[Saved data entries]
class Sam2Weights:
    def __init__(self, params, hiera=HIERA_L, image_size=1024, dtype=F16, device="cuda", use_refinement=True,
                 refinement_kernels=(3, 5, 7, 11), embedding_r=4):
        self.p, self.hiera, self.image_size, self.dtype, self.device = params, hiera, image_size, dtype, device
        self.use_refinement, self.kernels = use_refinement, tuple(refinement_kernels)
        self.pc, self.ln, self.const, self.mlp, self.tl = {}, {}, {}, {}, {}
        self.fused_mlp = os.environ.get("CVMI_SAM_FUSED_MLP", "1") != "0"
        self.use_tok = os.environ.get("CVMI_SAM_TOKLIN", "1") != "0"
        self.q_log2 = is16(dtype) and os.environ.get("CVMI_SAM_QLOG2", "1") != "0"
        self.qkv_attn = os.environ.get("CVMI_SAM_QKVATTN", "1") != "0"
        self.param_bytes = 0
        self.flops_per_image = 0
        self._trunk()
        self._neck_and_prompts(embedding_r)
        self._decoder()
        self._refinement()

    def _pack(self, key, w4, b):
        pc = PackedConv(w4, b, self.dtype, self.device)
        self.pc[key] = pc
        self.param_bytes += pc.param_bytes
        return pc

    def _linear(self, key, mod, cout, cin, tok=False, row_scale=None, fuse_heads=0):
        w, b = self.p.weight(mod, (cout, cin)), self.p.bias(mod, cout)
        if row_scale is not None:
            n, f = row_scale
            w, b = w.clone(), b.clone()
            w[:n] *= f
            b[:n] *= f
        if tok and self.use_tok and is16(self.dtype) and tok_linear_supported(cin, self.dtype, 256):
            self.tl[key] = PackedTokLinear(w, b, self.device, self.dtype)
            if fuse_heads:
                self.tl[key + "_attn"] = PackedQkvAttn(w, b, fuse_heads, self.device, self.dtype)
        return self._pack(key, _lin(w), b)

    def _norm(self, key, mod, c):
        self.ln[key] = (self.p.tensor(f"{mod}.weight", (c,), "gamma").float().to(self.device),
                        self.p.tensor(f"{mod}.bias", (c,)).float().to(self.device))

    def _trunk(self):
        h = self.hiera
        E, stages, ws = h["embed_dim"], h["stages"], h["window_spec"]
        T = "image_encoder.trunk"
        w7 = self.p.weight(f"{T}.patch_embed.proj", (E, 3, 7, 7))
        w2 = torch.zeros(E, 48, 2, 2)
        m = {k: ((0, k + 1) if k < 3 else (1, k - 3)) for k in range(7)}
        for ky in range(7):
            for kx in range(7):
                (ty, sy), (tx, sx) = m[ky], m[kx]
                w2[:, (sy * 4 + sx) * 3:(sy * 4 + sx) * 3 + 3, ty, tx] = w7[:, :, ky, kx]
        self._pack("patch_embed", w2, self.p.bias(f"{T}.patch_embed.proj", E))
        g = self.image_size // 4
        pos = TF.interpolate(self.p.tensor(f"{T}.pos_embed", (1, E, 7, 7)), size=(g, g), mode="bicubic")
        win = self.p.tensor(f"{T}.pos_embed_window", (1, E, ws[0], ws[0]))
        pos = pos + win.tile([1, 1, g // ws[0], g // ws[0]])
        self.const["pos_embed"] = pos.permute(0, 2, 3, 1).reshape(g * g, E).contiguous().float().to(self.device)
        stage_ends = [sum(stages[:i]) - 1 for i in range(1, len(stages) + 1)]
        q_pool_blocks = [x + 1 for x in stage_ends[:-1]][:3]
        self.blocks, self.stage_ends = [], stage_ends
        cur, dim, heads = 1, E, h["num_heads"]
        for i in range(sum(stages)):
            dim_out, window = dim, ws[cur - 1]
            if i in h["global_att_blocks"]:
                window = 0
            if i - 1 in stage_ends:
                dim_out, heads, cur = dim * 2, heads * 2, cur + 1
            b = f"{T}.blocks.{i}"
            self._norm(f"b{i}.norm1", f"{b}.norm1", dim)
            self._linear(f"b{i}.qkv", f"{b}.attn.qkv", 3 * dim_out, dim, tok=True,
                         row_scale=(dim_out, (dim_out // heads) ** -0.5 * LOG2E) if self.q_log2 else None,
                         fuse_heads=heads if self.qkv_attn and qkv_attn_supported(dim, dim_out, heads, window, i in q_pool_blocks, self.dtype, 2) else 0)
            self._linear(f"b{i}.proj", f"{b}.attn.proj", dim_out, dim_out, tok=True)
            self._norm(f"b{i}.norm2", f"{b}.norm2", dim_out)
            if self.fused_mlp and hiera_mlp_supported(dim_out, self.dtype):
                self.mlp[f"b{i}"] = PackedHieraMlp(self.p.weight(f"{b}.mlp.layers.0", (4 * dim_out, dim_out)), self.p.bias(f"{b}.mlp.layers.0", 4 * dim_out),
                                                   self.p.weight(f"{b}.mlp.layers.1", (dim_out, 4 * dim_out)), self.p.bias(f"{b}.mlp.layers.1", dim_out),
                                                   self.device, self.dtype)
                self.param_bytes += self.mlp[f"b{i}"].param_bytes
            else:
                self._linear(f"b{i}.fc1", f"{b}.mlp.layers.0", 4 * dim_out, dim_out, tok=True)
                self._linear(f"b{i}.fc2", f"{b}.mlp.layers.1", dim_out, 4 * dim_out)
            if dim != dim_out:
                self._linear(f"b{i}.dimproj", f"{b}.proj", dim_out, dim, tok=True)
            self.blocks.append(dict(dim=dim, dim_out=dim_out, heads=heads, window=window, q_pool=i in q_pool_blocks))
            if window > 0 and i in q_pool_blocks and window % 2:
                raise ValueError("q-pool block with odd window")
            dim = dim_out
        self.stage_dims = [E * 2 ** s for s in range(len(stages))]

    def _neck_and_prompts(self, embedding_r):
        N, D = "image_encoder.neck", "sam_mask_decoder"
        c = self.stage_dims
        wn = [self.p.weight(f"{N}.convs.{j}.conv", (256, c[3 - j], 1, 1)).reshape(256, -1) for j in range(4)]
        bn = [self.p.bias(f"{N}.convs.{j}.conv", 256) for j in range(4)]
        ws0, bs0 = self.p.weight(f"{D}.conv_s0", (32, 256, 1, 1)).reshape(32, 256), self.p.bias(f"{D}.conv_s0", 32)
        ws1, bs1 = self.p.weight(f"{D}.conv_s1", (64, 256, 1, 1)).reshape(64, 256), self.p.bias(f"{D}.conv_s1", 64)
        self._pack("feat_s0", _lin(ws0 @ wn[3]), ws0 @ bn[3] + bs0)
        self._pack("feat_s1", _lin(ws1 @ wn[2]), ws1 @ bn[2] + bs1)
        if self.use_tok and is16(self.dtype):
            for key, w_, b_ in (("feat_s0", ws0 @ wn[3], ws0 @ bn[3] + bs0), ("feat_s1", ws1 @ wn[2], ws1 @ bn[2] + bs1)):
                if tok_linear_supported(w_.shape[1], self.dtype, 256) and w_.shape[1] <= 288:
                    self.tl[key] = PackedTokLinear(w_, b_, self.device, self.dtype)
        self._pack("embed", _lin(torch.cat((wn[1], wn[0]), 1)), bn[1] + bn[0])
        fs = self.image_size // 16
        e1 = self.p.tensor("dense_embedding1", (1, 256, embedding_r), "unit")
        e2 = self.p.tensor("dense_embedding2", (1, embedding_r, fs * fs), "unit")
        dense = (e1 @ e2).view(256, fs * fs).t().contiguous()
        self.const["dense"] = dense.float().to(self.device)
        G = self.p.tensor("sam_prompt_encoder.pe_layer.positional_encoding_gaussian_matrix", (2, 128), "unit")
        yy, xx = torch.meshgrid((torch.arange(fs, dtype=torch.float32) + 0.5) / fs, (torch.arange(fs, dtype=torch.float32) + 0.5) / fs, indexing="ij")
        cpe = 2 * math.pi * ((2 * torch.stack((xx, yy), -1) - 1) @ G)
        self.key_pe = torch.cat((torch.sin(cpe), torch.cos(cpe)), -1).reshape(fs * fs, 256)
        self.sparse = self.p.tensor("sparse_embedding", (1, 32, 256), "unit")[0]
        PE = "sam_prompt_encoder"
        try:
            table = torch.cat([self.p.tensor(f"{PE}.not_a_point_embed.weight", (1, 256), "unit")]
                              + [self.p.tensor(f"{PE}.point_embeddings.{i}.weight", (1, 256), "unit") for i in range(4)], 0)
            no_mask = self.p.tensor(f"{PE}.no_mask_embed.weight", (1, 256), "unit")[0]
            no_mem = self.p.tensor("no_mem_embed", (1, 1, 256), "unit").reshape(256)
        except KeyError:
            self.prompt_ok = self.mask_prompt_ok = False
            return
        self.prompt_ok = True
        self._pack("embed_box", _lin(torch.cat((wn[1], wn[0]), 1)), bn[1] + bn[0] + no_mask + no_mem)
        self.const["prompt_table"] = table.float().contiguous().to(self.device)
        self.const["gauss"] = G.float().contiguous().to(self.device)
        try:
            parts = [self.p.tensor(name, shape, kind).float().reshape(-1) for name, shape, kind in mask_down_tensors()]
        except KeyError:
            self.mask_prompt_ok = False
            return
        self.mask_prompt_ok = True
        parts[-1] = parts[-1] - no_mask.float()
        self.const["mask_down"] = torch.cat(parts).contiguous().to(self.device)
        assert self.const["mask_down"].numel() == MASK_DOWN_PARAMS

    def _attn(self, key, mod, inner, q_pe=None, k_pe=None):
        d = {}
        for nm in ("q_proj", "k_proj", "v_proj"):
            d[nm] = (self.p.weight(f"{mod}.{nm}", (inner, 256)), self.p.bias(f"{mod}.{nm}", inner))
        self._linear(f"{key}.out", f"{mod}.out_proj", 256, inner)
        return d

    def _decoder(self):
        D = "sam_mask_decoder"
        dev, od = self.device, TORCH_DTYPE[self.dtype]
        tokens = torch.cat((self.p.tensor(f"{D}.obj_score_token.weight", (1, 256), "unit"), self.p.tensor(f"{D}.iou_token.weight", (1, 256), "unit"),
                            self.p.tensor(f"{D}.mask_tokens.weight", (4, 256), "unit"), self.sparse), 0)
        self.tokens = tokens
        self.const["tokens"] = tokens.float().to(dev)
        kpe = self.key_pe
        self.n_tok = tokens.shape[0]
        self._sa_w, self._x_w = {}, {}

        def cres(t):
            return t.contiguous().to(od).to(dev)

        for l in (0, 1):
            L = f"{D}.transformer.layers.{l}"
            sa = self._attn(f"l{l}.sa", f"{L}.self_attn", 256)
            self._sa_w[l] = (sa["q_proj"][0], sa["k_proj"][0])
            w = torch.cat([sa[n][0] for n in ("q_proj", "k_proj", "v_proj")], 0)
            b = torch.cat([sa[n][1] for n in ("q_proj", "k_proj", "v_proj")], 0)
            self._pack(f"l{l}.sa.qkv", _lin(w), b)
            if l > 0:
                pe = torch.cat((tokens @ sa["q_proj"][0].t(), tokens @ sa["k_proj"][0].t(), torch.zeros(self.n_tok, 256)), 1)
                self.const[f"l{l}.sa.qkv_pe"] = cres(pe)
            self._norm(f"l{l}.norm1", f"{L}.norm1", 256)
            t2i = self._attn(f"l{l}.t2i", f"{L}.cross_attn_token_to_image", 128)
            self._pack(f"l{l}.t2i.q", _lin(t2i["q_proj"][0]), t2i["q_proj"][1])
            self.const[f"l{l}.t2i.q_pe"] = cres(tokens @ t2i["q_proj"][0].t())
            self._pack(f"l{l}.t2i.kv", _lin(torch.cat((t2i["k_proj"][0], t2i["v_proj"][0]), 0)), torch.cat((t2i["k_proj"][1], t2i["v_proj"][1]), 0))
            self.const[f"l{l}.t2i.kv_pe"] = cres(torch.cat((kpe @ t2i["k_proj"][0].t(), torch.zeros(kpe.shape[0], 128)), 1))
            self._norm(f"l{l}.norm2", f"{L}.norm2", 256)
            self._linear(f"l{l}.mlp1", f"{L}.mlp.layers.0", 2048, 256)
            self._linear(f"l{l}.mlp2", f"{L}.mlp.layers.1", 256, 2048)
            self._norm(f"l{l}.norm3", f"{L}.norm3", 256)
            i2t = self._attn(f"l{l}.i2t", f"{L}.cross_attn_image_to_token", 128)
            self._pack(f"l{l}.i2t.q", _lin(i2t["q_proj"][0]), i2t["q_proj"][1])
            self.const[f"l{l}.i2t.q_pe"] = cres(kpe @ i2t["q_proj"][0].t())
            self._pack(f"l{l}.i2t.kv", _lin(torch.cat((i2t["k_proj"][0], i2t["v_proj"][0]), 0)), torch.cat((i2t["k_proj"][1], i2t["v_proj"][1]), 0))
            self.const[f"l{l}.i2t.kv_pe"] = cres(torch.cat((tokens @ i2t["k_proj"][0].t(), torch.zeros(self.n_tok, 128)), 1))
            self._norm(f"l{l}.norm4", f"{L}.norm4", 256)
            self._x_w[l] = {"t2i.q": t2i["q_proj"][0], "i2t.k": i2t["k_proj"][0]}
        F_ = f"{D}.transformer.final_attn_token_to_image"
        fa = self._attn("final", F_, 128)
        zeros = lambda n: torch.zeros(n, 256)
        groups = [("l1.sa.qkv_pe", torch.cat((self._sa_w[1][0], self._sa_w[1][1], zeros(256)), 0))]
        for l in (0, 1):
            groups.append((f"l{l}.t2i.q_pe", self._x_w[l]["t2i.q"]))
            groups.append((f"l{l}.i2t.kv_pe", torch.cat((self._x_w[l]["i2t.k"], zeros(128)), 0)))
        groups.append(("final.q_pe", fa["q_proj"][0]))
        self.pe_off, off = {}, 0
        for name, w in groups:
            self.pe_off[name] = (off, w.shape[0])
            off += w.shape[0]
        self._pack("token_pe", _lin(torch.cat([w for _, w in groups], 0)), torch.zeros(off))
        self.const["out_tokens"] = tokens[:6].float().contiguous().to(dev)
        self._pack("final.q", _lin(fa["q_proj"][0]), fa["q_proj"][1])
        self.const["final.q_pe"] = cres(tokens @ fa["q_proj"][0].t())
        self._pack("final.kv", _lin(torch.cat((fa["k_proj"][0], fa["v_proj"][0]), 0)), torch.cat((fa["k_proj"][1], fa["v_proj"][1]), 0))
        self.const["final.kv_pe"] = cres(torch.cat((kpe @ fa["k_proj"][0].t(), torch.zeros(kpe.shape[0], 128)), 1))
        self._norm("norm_final", f"{D}.transformer.norm_final_attn", 256)
        for key, mod, cin, cout in (("up1", f"{D}.output_upscaling.0", 256, 64), ("up2", f"{D}.output_upscaling.3", 64, 32)):
            w = self.p.weight(mod, (cin, cout, 2, 2))
            b = self.p.bias(mod, cout)
            self._pack(key, _lin(w.permute(2, 3, 1, 0).reshape(4 * cout, cin)), b.repeat(4))
        self._norm("up_ln", f"{D}.output_upscaling.1", 64)
        for i in range(4):
            for j, (co, ci) in enumerate(((256, 256), (256, 256), (32, 256))):
                self._linear(f"hyper{i}.{j}", f"{D}.output_hypernetworks_mlps.{i}.layers.{j}", co, ci)
        for j, (co, ci) in enumerate(((256, 256), (256, 256), (4, 256))):
            self._linear(f"iou.{j}", f"{D}.iou_prediction_head.layers.{j}", co, ci)
        for j, (co, ci) in enumerate(((256, 256), (256, 256), (1, 256))):
            self.p.weight(f"{D}.pred_obj_score_head.layers.{j}", (co, ci)); self.p.bias(f"{D}.pred_obj_score_head.layers.{j}", co)
        del self.key_pe, self.sparse, self._sa_w, self._x_w, self.tokens

    def _refinement(self):
        if not self.use_refinement:
            self.refine_params = None
            return
        parts = []
        for j, k in enumerate(self.kernels):
            parts.append(self.p.tensor(f"refinement_layer.conv_branches.{j}.weight", (4, 1, k, k), "refine").reshape(-1))
            parts.append(self.p.tensor(f"refinement_layer.conv_branches.{j}.bias", (4,), "refine"))
        parts.append(self.p.tensor("refinement_layer.combiner_conv.weight", (1, 4 * len(self.kernels), 1, 1), "refine").reshape(-1))
        parts.append(self.p.tensor("refinement_layer.combiner_conv.bias", (1,), "refine"))
        self.refine_params = torch.cat([t.float() for t in parts]).to(self.device)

| WHAT THE EXERCISE ASKS |
Your task is to repeat the records exactly. Begin at their first line and stop after the line containing "self.q_log2 = is16(dtype)".

| RESULT FOR THIS TASK |
class Sam2Weights:
    def __init__(self, params, hiera=HIERA_L, image_size=1024, dtype=F16, device="cuda", use_refinement=True,
                 refinement_kernels=(3, 5, 7, 11), embedding_r=4):
        self.p, self.hiera, self.image_size, self.dtype, self.device = params, hiera, image_size, dtype, device
        self.use_refinement, self.kernels = use_refinement, tuple(refinement_kernels)
        self.pc, self.ln, self.const, self.mlp, self.tl = {}, {}, {}, {}, {}
        self.fused_mlp = os.environ.get("CVMI_SAM_FUSED_MLP", "1") != "0"
        self.use_tok = os.environ.get("CVMI_SAM_TOKLIN", "1") != "0"
        self.q_log2 = is16(dtype) and os.environ.get("CVMI_SAM_QLOG2", "1") != "0"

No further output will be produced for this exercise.